This might not be a documentary worth watching.
But surely farmers have a reputation for whining? Dineen accepts that some are doing very nicely, but her film, The Lie of the Land, looks at farmers who are struggling. Like Ian Williams
from Cornwall, who earns his living from killing animals for farmers and then selling them, sometimes for just £2 a cow, to the local hunt for the dogs to eat. It’s a practice known as the flesh run. The animals are shot dead because they are economically unviable to keep and rear. It is a gruesome but increasingly common practice.

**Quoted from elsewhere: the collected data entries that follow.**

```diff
-template <int S>
-DEVI void apply_norm(float (&x)[S > 0 ? S : 1], const float *rec, bool on, bool valid, int h) {
+constexpr int slab_regs() { return (PK && S == 1) ? 2 : (S > 0 ? S : 1); }
+template <int S, bool PK, int R>
+DEVI void load_slab(float (&x)[R], const View &v, const PackedSrc &ps, const TileCtx &c, int h) {
+    static_assert(R == slab_regs<S, PK>(), "slab register count");
+    if constexpr (PK && S == 1) {
+        const int ob = (c.inb && h == 0) ? (c.i * ps.words + (c.jj >> 5)) * 4 : OOB_OFF;
+        const int od = (c.inb && h == 1 && c.i == c.jj) ? c.i * 4 : OOB_OFF;
+        x[0] = __builtin_bit_cast(float, __builtin_amdgcn_raw_buffer_load_b32(ps.bits, ob, c.g * ps.N * ps.words * 4, 0));
+        x[1] = __builtin_bit_cast(float, __builtin_amdgcn_raw_buffer_load_b32(ps.deg, od, c.g * ps.N * 4, 0));
+    } else {
+        load_raw<S>(x, v, c, h);
+    }
+}
+template <int S, bool PK, int R>
+DEVI void decode_slab(float (&x)[R], const TileCtx &c, int h) {
+    static_assert(R == slab_regs<S, PK>(), "slab register count");
+    if constexpr (PK && S == 1) {
+        const unsigned w = __builtin_bit_cast(unsigned, x[0]);
+        x[0] = h == 0 ? (((w >> (c.jj & 31)) & 1u) ? 1.f : 0.f) : x[1];
+    }
+}
+
+template <int S, bool PK>
+constexpr int slab_loads() { return (PK && S == 1) ? 2 : S; }
+
+struct RecSrc {
+    rsrc_t nrm, beta;
+};
+DEVI RecSrc make_rec_src(const float *nrm, const float *beta, int G, int C) {
+    RecSrc r;
+    long long nb = nrm ? (long long)G * C * 16 : 0;
+    if (nb > 0x7fffffffll) nb = 0x7fffffffll;
+    r.nrm = __builtin_amdgcn_make_buffer_rsrc(const_cast<float *>(nrm), 0, (int)nb, 0x00020000);
+    r.beta = __builtin_amdgcn_make_buffer_rsrc(const_cast<float *>(beta), 0, beta ? C * 4 : 0, 0x00020000);
+    return r;
+}
+DEVI float4 load_rec(const RecSrc &rs, int g, int C, int lane, bool on) {
+    const int vo = on ? lane * 16 : OOB_OFF;
+    float4 r;
+    r.x = __builtin_bit_cast(float, __builtin_amdgcn_raw_buffer_load_b32(rs.nrm, vo, g * C * 16, 0));
+    r.y = __builtin_bit_cast(float, __builtin_amdgcn_raw_buffer_load_b32(rs.nrm, vo, g * C * 16 + 4, 0));
+    r.z = __builtin_bit_cast(float, __builtin_amdgcn_raw_buffer_load_b32(rs.beta, on ? lane * 4 : OOB_OFF, 0, 0));
+    r.w = 0.f;
+    return r;
+}
+
+template <int S, int R>
+DEVI void apply_norm(float (&x)[R], const float *rec, bool on, bool valid, int h) {
     if constexpr (S > 0) {
         if (on) {
             const float4 *r4 = reinterpret_cast<const float4 *>(rec);
@@ -123,10 +164,12 @@
     constexpr int NW = L::NW;
 #ifdef FGNN_PHASES
     const unsigned long long st0_ = __builtin_amdgcn_s_memtime();
-    unsigned long long st1_ = 0;
+    unsigned long long st1_ = 0, stb_ = 0, stm_ = 0;
     int ntl_ = 0;
 #endif
     constexpr int SA = CA / 2, SB = CB / 2;
+    constexpr int TILE_LOADS = slab_loads<SA, PK>() + (SB > 0 ? slab_loads<SB, PK>() : 0);
+    static_assert(TILE_LOADS < 64, "vmcnt is a 6-bit counter");
     const int lane = threadIdx.x & 63, wv = __builtin_amdgcn_readfirstlane(threadIdx.x >> 6);
     const int j = lane & 31, h = lane >> 5;
     const int P = A.N * A.N;
@@ -151,6 +194,7 @@
     }
 
     const bool normA = A.a.nrm != nullptr, normB = (CB > 0) && A.b.nrm != nullptr;
+    const RecSrc rsa = make_rec_src(A.a.nrm, A.a.beta, A.G, A.a.C), rsb = make_rec_src(A.b.nrm, A.b.beta, A.G, A.b.C);
     int *live_list = reinterpret_cast<int *>(smem + L::LDS_F);
     int nlive = 0, li = wv, live_cnt = 0;
     bool use_list = false;
@@ -173,29 +217,26 @@
     if (A.packed) pk_load_regs(img, A.packed);
     __builtin_amdgcn_sched_barrier(0);
     int tile = next_tile(0, true);
-    float xa[SA > 0 ? SA : 1], xb[SB > 0 ? SB : 1];
+    constexpr int RA = slab_regs<SA, PK>(), RB = slab_regs<SB, PK>();
+    float xa[RA], xb[RB];
     float4 ra = make_float4(0.f, 0.f, 0.f, 0.f), rb = ra;
     int cached_g = -1, cur_nv = A.N;
     {
         const TileCtx c = decode_tile(tile, tile < T1, tpg, A.N, P, j);
-        load_slab<SA, PK>(xa, va, ps, c, h);
-        load_slab<SB, PK>(xb, vb, ps, c, h);
-        if (tile < T1 && lane < 32) {
-            if (normA && lane < CA) {
-                ra = reinterpret_cast<const float4 *>(A.a.nrm)[(long long)c.g * A.a.C + lane];
-                ra.z = A.a.beta ? A.a.beta[lane] : 0.f;
-            }
-            if (normB && lane < CB) {
-                rb = reinterpret_cast<const float4 *>(A.b.nrm)[(long long)c.g * A.b.C + lane];
-                rb.z = A.b.beta ? A.b.beta[lane] : 0.f;
-            }
-        }
+        const bool own = tile < T1 && lane < 32;
+        ra = load_rec(rsa, c.g, A.a.C, lane, own && lane < CA);
+        if constexpr (CB > 0) rb = load_rec(rsb, c.g, A.b.C, lane, own && lane < CB);
         if (tile < T1) {
             cached_g = c.g;
             cur_nv = __builtin_amdgcn_readfirstlane(nvalid_of(A.nvalid, c.g, A.N));
         }
+        __builtin_amdgcn_sched_barrier(0);
+        load_slab<SA, PK>(xa, va, ps, c, h);
+        load_slab<SB, PK>(xb, vb, ps, c, h);
+        __builtin_amdgcn_sched_barrier(0);
     }
     if (A.packed) {
+        __builtin_amdgcn_s_waitcnt(0x0F70 | (TILE_LOADS & 15) | ((TILE_LOADS >> 4) << 14));
         pk_store_regs(wl, img);
     } else {
         constexpr PkFwd pk = L::PK;
@@ -217,6 +258,9 @@
         reinterpret_cast<float4 *>(recA)[lane] = ra;
         reinterpret_cast<float4 *>(recB)[lane] = rb;
     }
+#ifdef FGNN_PHASES
+    stb_ = __builtin_amdgcn_s_memtime();
+#endif
     __syncthreads();
 #ifdef FGNN_PHASES
     st1_ = __builtin_amdgcn_s_memtime();
@@ -245,12 +289,14 @@
         }
         const bool c_valid = tile_valid(c, cur_nv);
         const int next = next_tile(tile, false);
-        float na[SA > 0 ? SA : 1], nb[SB > 0 ? SB : 1];
+        float na[RA], nb[RB];
         {
             const TileCtx cn = decode_tile(next, next < T1, tpg, A.N, P, j);
             load_slab<SA, PK>(na, va, ps, cn, h);
             load_slab<SB, PK>(nb, vb, ps, cn, h);
         }
+        decode_slab<SA, PK>(xa, c, h);
+        decode_slab<SB, PK>(xb, c, h);
         apply_norm<SA>(xa, recA, normA, c_valid, h);
         apply_norm<SB>(xb, recB, normB, c_valid, h);
 
@@ -277,6 +323,13 @@
                     for (int s = 0; s < SB; ++s) acc = mfma32(w1b[s], xb[s], acc);
                 }
             }
+#ifdef FGNN_PHASES
+            if (m == 0 && ntl_ == 1) {
+                float t_;
+                asm volatile("v_mov_b32 %0, %1" : "=v"(t_) : "v"(acc[0]));
+                stm_ = __builtin_amdgcn_s_memtime();
+            }
+#endif
 #pragma unroll
             for (int l = 1; l < DEPTH; ++l) {
                 float hid[16], bl[16], wh[16];
@@ -340,9 +393,9 @@
         if (lane == 0) A.cnt[(long long)c.g * tpg + c.tt] = cnt;
 
 #pragma unroll
-        for (int s = 0; s < SA; ++s) xa[s] = na[s];
-#pragma unroll
-        for (int s = 0; s < SB; ++s) xb[s] = nb[s];
+        for (int s = 0; s < RA; ++s) xa[s] = na[s];
+#pragma unroll
+        for (int s = 0; s < (SB > 0 ? RB : 0); ++s) xb[s] = nb[s];
         tile = next;
     }
     if constexpr (SKIP) {
@@ -359,11 +412,13 @@
     }
 #ifdef FGNN_PHASES
     if (g_fwd_stamp && g_fwd_sel == CA * 1000 + CB * 10 + NMLP && (threadIdx.x & 63) == 0) {
-        unsigned long long *o = g_fwd_stamp + ((long long)blockIdx.x * NW + wv) * 4;
+        unsigned long long *o = g_fwd_stamp + ((long long)blockIdx.x * NW + wv) * 8;
         o[0] = st0_;
         o[1] = st1_;
         o[2] = __builtin_amdgcn_s_memtime();
         o[3] = ntl_;
+        o[4] = stb_;
+        o[5] = stm_;
     }
 #endif
 }
```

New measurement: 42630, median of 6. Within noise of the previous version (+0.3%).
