int gemm_tc_impl(const float* A, const float* B, float* C, const float* bias, int M, int N, int K, int lda,
                 int ldb, int ldc, int transA, int transB, int accumulate, cudaStream_t st, FusedTail* fused) {
  RL_CHECK_ARG(A && B && (C || fused), "null pointer");
  RL_CHECK_ARG(b200rl_gemm_tc_supported(A, B, M, N, K, lda, ldb, transA, transB), "shape not eligible for the tensor-core path");
  const int BN = (N <= 64) ? 64 : 128;
  CUtensorMap ma, mb;
  if (!transA) { if (int rc = get_map(A, M, K, lda, BM, &ma)) return rc; }
  else         { if (int rc = get_map(A, K, M, lda, 32, &ma)) return rc; }
  if (transB)  { if (int rc = get_map(B, N, K, ldb, BN, &mb)) return rc; }
  else         { if (int rc = get_map(B, K, N, ldb, 32, &mb)) return rc; }
  dim3 grid((N + BN - 1) / BN, (M + BM - 1) / BM);
  TileGeo g = {};
  g.mode = MODE_GEMM;
  g.a_mn = transA ? 1 : 0;
  g.b_mn = transB ? 0 : 1;
  g.ksplits = 1;
  g.passes = g_passes;
  const int tiles = grid.x * grid.y, nkb = (K + BK - 1) / BK;
  if (tiles < 2 * kNumSMs && nkb >= 8) {
    int best = 1;
    float best_t = 1e30f;
    const int max_sp = nkb / 4 < 32 ? nkb / 4 : 32;
    for (int sp = 1; sp <= (max_sp < 1 ? 1 : max_sp); ++sp) {
      const int per = (nkb + sp - 1) / sp, real = (nkb + per - 1) / per;
      const int waves = (tiles * real + kNumSMs - 1) / kNumSMs;
      const float t = waves * (per * 0.8f + 4.0f) + (real > 1 ? 3.0f + 0.3f * real : 0.0f);
      if (t < best_t - 1e-3f) { best_t = t; best = real; }
    }
    g.ksplits = best;
  }
  if (g.ksplits > 1 || fused) {
    grid.z = g.ksplits;
    g.mpad = (int)grid.y * BM;
    g.ldw = (int)grid.x * BN;
    if (int rc = split_workspace((size_t)g.ksplits * g.mpad * g.ldw, st, &g.part)) return rc;
    if (fused) { g.force_part = 1; *fused = FusedTail{g.part, g.ksplits, g.mpad, g.ldw}; }
  }
  g.mtiles = (int)grid.y;
  g.ntiles = (int)grid.x;
  grid.x = 1;
  grid.y = persistent_grid_y(g.mtiles * g.ntiles, grid.z);
  DISPATCH_GEMM_TC(BN, g.passes, grid, st, ma, mb, C, bias, M, N, K, ldc, accumulate, g);
  RL_CHECK_LAUNCH();
  if (g.ksplits > 1 && !fused) {
    splitk_reduce_kernel<<<ceil_div((long long)M * ((N + 3) / 4), 256), 256, 0, st>>>(g.part, C, bias, M, N, ldc, g.ksplits, g.mpad,
                                                                                      g.ldw, accumulate);
    RL_CHECK_LAUNCH();
  }
  return B200RL_OK;
}

template <int NV>
__global__ void __launch_bounds__(256)
splitk_ln_kernel(const float* __restrict__ part, int ks, int mpad, int ldw, int M, int N, const float* __restrict__ gamma,
                 const float* __restrict__ beta, float eps, int act, float* __restrict__ pre, long long ldpre,
                 float* __restrict__ ln_out, long long ldln, int mode, const float* __restrict__ h_prev, long long ldh,
                 float* __restrict__ h_out, long long ldho, float* __restrict__ h_out2, long long ldho2) {
  const int lane = threadIdx.x & 31;
  const long long row = ((long long)blockIdx.x * blockDim.x + threadIdx.x) >> 5;
  if (row >= M) return;
  const int n4 = N >> 2;
  float4 v[NV];
#pragma unroll
  for (int i = 0; i < NV; ++i) v[i] = make_float4(0.f, 0.f, 0.f, 0.f);
#pragma unroll 4
  for (int z = 0; z < ks; ++z) {
    const float4* p = reinterpret_cast<const float4*>(part + ((size_t)z * mpad + row) * ldw);
#pragma unroll
    for (int i = 0; i < NV; ++i) {
      const int c = lane + 32 * i;
      if (c < n4) { const float4 t = __ldcg(p + c); v[i].x += t.x; v[i].y += t.y; v[i].z += t.z; v[i].w += t.w; }
    }
  }
  float s = 0.f;
#pragma unroll
  for (int i = 0; i < NV; ++i) {
    const int c = lane + 32 * i;
    if (c < n4) {
      if (pre) reinterpret_cast<float4*>(pre + row * ldpre)[c] = v[i];
      s += (v[i].x + v[i].y) + (v[i].z + v[i].w);
    }
  }
  const float mu = warp_sum(s) / (float)N;
  float q = 0.f;
#pragma unroll
  for (int i = 0; i < NV; ++i) {
    const int c = lane + 32 * i;
    if (c < n4) {
      const float dx = v[i].x - mu, dy = v[i].y - mu, dz = v[i].z - mu, dw = v[i].w - mu;
      q += (dx * dx + dy * dy) + (dz * dz + dw * dw);
    }
  }
  const float rstd = rsqrtf(warp_sum(q) / (float)N + eps);
#pragma unroll
  for (int i = 0; i < NV; ++i) {
    const int c = lane + 32 * i;
    if (c < n4) {
      const float4 g = reinterpret_cast<const float4*>(gamma)[c], b = reinterpret_cast<const float4*>(beta)[c];
      v[i].x = (v[i].x - mu) * rstd * g.x + b.x; v[i].y = (v[i].y - mu) * rstd * g.y + b.y;
      v[i].z = (v[i].z - mu) * rstd * g.z + b.z; v[i].w = (v[i].w - mu) * rstd * g.w + b.w;
      if (mode == 0 && act == 1) {
        v[i].x = v[i].x / (1.f + expf(-v[i].x)); v[i].y = v[i].y / (1.f + expf(-v[i].y));
        v[i].z = v[i].z / (1.f + expf(-v[i].z)); v[i].w = v[i].w / (1.f + expf(-v[i].w));
      }
      if (ln_out) reinterpret_cast<float4*>(ln_out + row * ldln)[c] = v[i];
    }
  }
  if (mode == 1) {
    constexpr int NR = NV / 3;
#pragma unroll
    for (int i = 0; i < NR; ++i) {
      const int c = lane + 32 * i;
      const float4 hp = reinterpret_cast<const float4*>(h_prev + row * ldh)[c];
      const float4 gr = v[i], gc = v[i + NR], gu = v[i + 2 * NR];
      float4 h;
      auto gate = [](float r_, float c_, float u_, float hprev) {
        const float r = 1.f / (1.f + expf(-r_));
        const float cand = tanhf(r * c_);
        const float u = 1.f / (1.f + expf(-(u_ - 1.f)));
        return u * cand + (1.f - u) * hprev;
      };
      h.x = gate(gr.x, gc.x, gu.x, hp.x); h.y = gate(gr.y, gc.y, gu.y, hp.y);
      h.z = gate(gr.z, gc.z, gu.z, hp.z); h.w = gate(gr.w, gc.w, gu.w, hp.w);
      reinterpret_cast<float4*>(h_out + row * ldho)[c] = h;
      if (h_out2) reinterpret_cast<float4*>(h_out2 + row * ldho2)[c] = h;
    }
  }
}
}

extern "C" int b200rl_gemm_tc(const float* A, const float* B, float* C, const float* bias, int M, int N, int K, int lda,
                              int ldb, int ldc, int transA, int transB, int accumulate, cudaStream_t st) {
  return gemm_tc_impl(A, B, C, bias, M, N, K, lda, ldb, ldc, transA, transB, accumulate, st, nullptr);
}

extern "C" int b200rl_gemm_ln_supported(const float* A, const float* B, int M, int N, int K, int lda, int ldb, int mode) {
  if (!b200rl_gemm_tc_supported(A, B, M, N, K, lda, ldb, 0, 1)) return 0;
  if (N % 4 || N > 1536) return 0;
  if (mode == 1 && (N % 384 != 0)) return 0;
  return 1;
}

extern "C" int b200rl_gemm_ln(const float* A, const float* W, int M, int N, int K, int lda, int ldw_, const float* gamma,
                              const float* beta, float eps, int act, float* pre, long long ldpre, float* out, long long ldout,
                              int mode, const float* h_prev, long long ldh, float* h_out, long long ldho, float* h_out2,
                              long long ldho2, cudaStream_t st) {
  RL_CHECK_ARG(A && W && gamma && beta, "null pointer");
  RL_CHECK_ARG(b200rl_gemm_ln_supported(A, W, M, N, K, lda, ldw_, mode), "shape not eligible for the fused product + LayerNorm");
  RL_CHECK_ARG(mode == 0 ? out != nullptr : (h_prev && h_out), "missing output");
  RL_CHECK_ARG(((reinterpret_cast<uintptr_t>(gamma) | reinterpret_cast<uintptr_t>(beta) | reinterpret_cast<uintptr_t>(pre) |
                 reinterpret_cast<uintptr_t>(out) | reinterpret_cast<uintptr_t>(h_prev) | reinterpret_cast<uintptr_t>(h_out) |
                 reinterpret_cast<uintptr_t>(h_out2)) & 15) == 0 &&
                   ((ldpre | ldout | ldh | ldho | ldho2) & 3) == 0,
               "fused product + LayerNorm needs 16-byte aligned rows");
  FusedTail ft;
  if (int rc = gemm_tc_impl(A, W, nullptr, nullptr, M, N, K, lda, ldw_, N, 0, 1, 0, st, &ft)) return rc;
  const int blocks = ceil_div((long long)M * 32, 256);
#define LAUNCH_SPLITK_LN(NV_)                                                                                              \
  splitk_ln_kernel<NV_><<<blocks, 256, 0, st>>>(ft.part, ft.ks, ft.mpad, ft.ldw, M, N, gamma, beta, eps, act, pre, ldpre, out, \
                                                ldout, mode, h_prev, ldh, h_out, ldho, h_out2, ldho2)
  if (mode == 1) {
    if (N == 384) LAUNCH_SPLITK_LN(3); else if (N == 768) LAUNCH_SPLITK_LN(6); else if (N == 1152) LAUNCH_SPLITK_LN(9);
    else LAUNCH_SPLITK_LN(12);
  } else if (N <= 128) LAUNCH_SPLITK_LN(1);
  else if (N <= 256) LAUNCH_SPLITK_LN(2);
  else if (N <= 512) LAUNCH_SPLITK_LN(4);
  else if (N <= 1024) LAUNCH_SPLITK_LN(8);
  else LAUNCH_SPLITK_LN(12);
#undef LAUNCH_SPLITK_LN
  RL_CHECK_LAUNCH();
  return B200RL_OK;
}

extern "C" int b200rl_conv_wgrad_mn_supported(int NB, int h, int w, int Cs, int Cb) {
  if (w <= 0 || h <= 0 || (w & (w - 1)) || (h & (h - 1))) return 0;
  const long long P = (long long)NB * h * w;
  if (Cb % 32 || Cs < 48 || Cs % 4 || P % 32 || P < 1024 || P > 2000000000LL) return 0;
  const int bw = w < 32 ? w : 32, bh = (32 / bw) < h ? (32 / bw) : h, bn = 32 / (bw * bh);
  return (bw * bh * bn == 32) && (NB % bn == 0);
}
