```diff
@@ -529,24 +558,18 @@
             tk.e = 0.f;
         }
         if (j == nhid) break;
-        u32x4 fr[G::NKB][2][NPC];
-        {
-            const char* img = image(j) + (size_t)lane * 16;
-#pragma unroll
-            for (int kb = 0; kb < G::NKB; ++kb)
-#pragma unroll
-                for (int u = 0; u < 2; ++u)
-#pragma unroll
-                    for (int pc = 0; pc < NPC; ++pc)
-                        fr[kb][u][pc] = *reinterpret_cast<const u32x4*>(img + (size_t)kb * G::CHUNKB + ((T0 + u) * NPC + pc) * G::FRAG);
-        }
         u32x4 bh, bl;
         if constexpr (kColScale) split8h(e[0] * sb, e[1] * sb, bh, bl);
         else split8h(e[0], e[1], bh, bl);
-        Bx[(wave * NPC + 0) * 64 + lane] = bh;
-        Bx[(wave * NPC + 1) * 64 + lane] = bl;
-        load_ops(in_layer(j + 1));
-        eb = ebound_of(in_layer(j + 1));
+        const u32x4* Bj = (BS == SWEEP_FWD && (j & 1)) ? Bx1 : Bx;
+        {
+            u32x4* Bw = (BS == SWEEP_FWD && (j & 1)) ? Bx1 : Bx;
+            Bw[(wave * NPC + 0) * 64 + lane] = bh;
+            Bw[(wave * NPC + 1) * 64 + lane] = bl;
+        }
+        load_ops(in_layer(j + 1), o);
+        const float wsc_cur = wsc_j;
+        wsc_j = unscale_of(j + 1 < nhid ? j + 1 : j);
         __syncthreads();
         if constexpr (kTrackE) {
             if (wave == 0 && q == 0 && a.ebound) {
@@ -557,21 +580,29 @@
             }
         }
         acc[0] = f32x4{0, 0, 0, 0}; acc[1] = acc[0];
-#pragma unroll
-        for (int kb = 0; kb < G::NKB; ++kb) {
-            const u32x4 b0 = Bx[(kb * NPC + 0) * 64 + lane], b1 = Bx[(kb * NPC + 1) * 64 + lane];
-#pragma unroll
-            for (int u = 0; u < 2; ++u) {
-                f32x4 cc = acc[u];
-                cc = mfma_h(as_h(fr[kb][u][1]), as_h(b0), cc);
-                cc = mfma_h(as_h(fr[kb][u][0]), as_h(b1), cc);
-                cc = mfma_h(as_h(fr[kb][u][0]), as_h(b0), cc);
-                acc[u] = cc;
-            }
-        }
-        __syncthreads();
+        auto multiply = [&](auto refill) {
+            u32x4 b0 = Bj[(0 * NPC + 0) * 64 + lane], b1 = Bj[(0 * NPC + 1) * 64 + lane];
+#pragma unroll
+            for (int kb = 0; kb < G::NKB; ++kb) {
+                u32x4 n0 = b0, n1 = b1;
+                if (kb + 1 < G::NKB) { n0 = Bj[((kb + 1) * NPC + 0) * 64 + lane]; n1 = Bj[((kb + 1) * NPC + 1) * 64 + lane]; }
+                f32x4 c0 = acc[0], c1 = acc[1];
+                c0 = mfma_h(as_h(fr[kb][0][1]), as_h(b0), c0);
+                c1 = mfma_h(as_h(fr[kb][1][1]), as_h(b0), c1);
+                c0 = mfma_h(as_h(fr[kb][0][0]), as_h(b1), c0);
+                c1 = mfma_h(as_h(fr[kb][1][0]), as_h(b1), c1);
+                c0 = mfma_h(as_h(fr[kb][0][0]), as_h(b0), c0);
+                c1 = mfma_h(as_h(fr[kb][1][0]), as_h(b0), c1);
+                acc[0] = c0; acc[1] = c1;
+                if constexpr (decltype(refill)::value) load_frags(j + 1, kb);
+                __builtin_amdgcn_sched_barrier(0);
+                b0 = n0; b1 = n1;
+            }
+        };
+        if (j + 1 < nhid) multiply(std::true_type{});
+        else multiply(std::false_type{});
         prev[0] = acc[0]; prev[1] = acc[1];
-        unscale = kColScale ? unscale_of(j) * inv_sb : unscale_of(j);
+        unscale = kColScale ? wsc_cur * inv_sb : wsc_cur;
     }
     if constexpr (BS == SWEEP_FWD) {
         float part = 0.f;
@@ -646,6 +677,7 @@
                 continue;
             }
         }
+        if constexpr ((DUDF_SWEEP_DBG & 256) != 0) continue;
         sweep_tile_b<H, SW, FL, SP, P24>(a, gbase + g, (g1 - g < NWB) ? g1 - g : NWB, lds_b, gc, (DUDF_SWEEP_DBG & 128) && bid == 100 && g == g0);
     }
     if constexpr (kRow >= 0) {
```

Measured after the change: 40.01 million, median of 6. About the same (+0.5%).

Dineen’s documentary does not shy away from showing how ruthless the countryside is. “Cows are killed because there is no need for them,” she says. “The farmer cannot afford to keep them except for some females who provide milk.”
Now as I remember it, the hunts used to feed the hounds on fallen stock. Stuff that keeled over in hte fields sort of thing. Under EU regulations this is no longer allowed, such animals must be disposed of "properly". Worth mentioning, wouldn’t you think?
She is concerned, too, by what is happening to British food. “We now spend just 8% of our income on food yet 30 years ago that figure was far higher. This is regarded as a triumph by the government, which worships the supermarkets who have brought the price of food down but, in doing so, have destroyed British farms.
But it is a triumph! The price of food has been falling since the Neolithic, it’s the very foundation of civilisation, that there is income with which to do other things than simply fill one’s belly. Complaining about the very thing that allows one to be a documentary maker rather than a peasant farmer seems most odd, if one is indeed a documentary maker.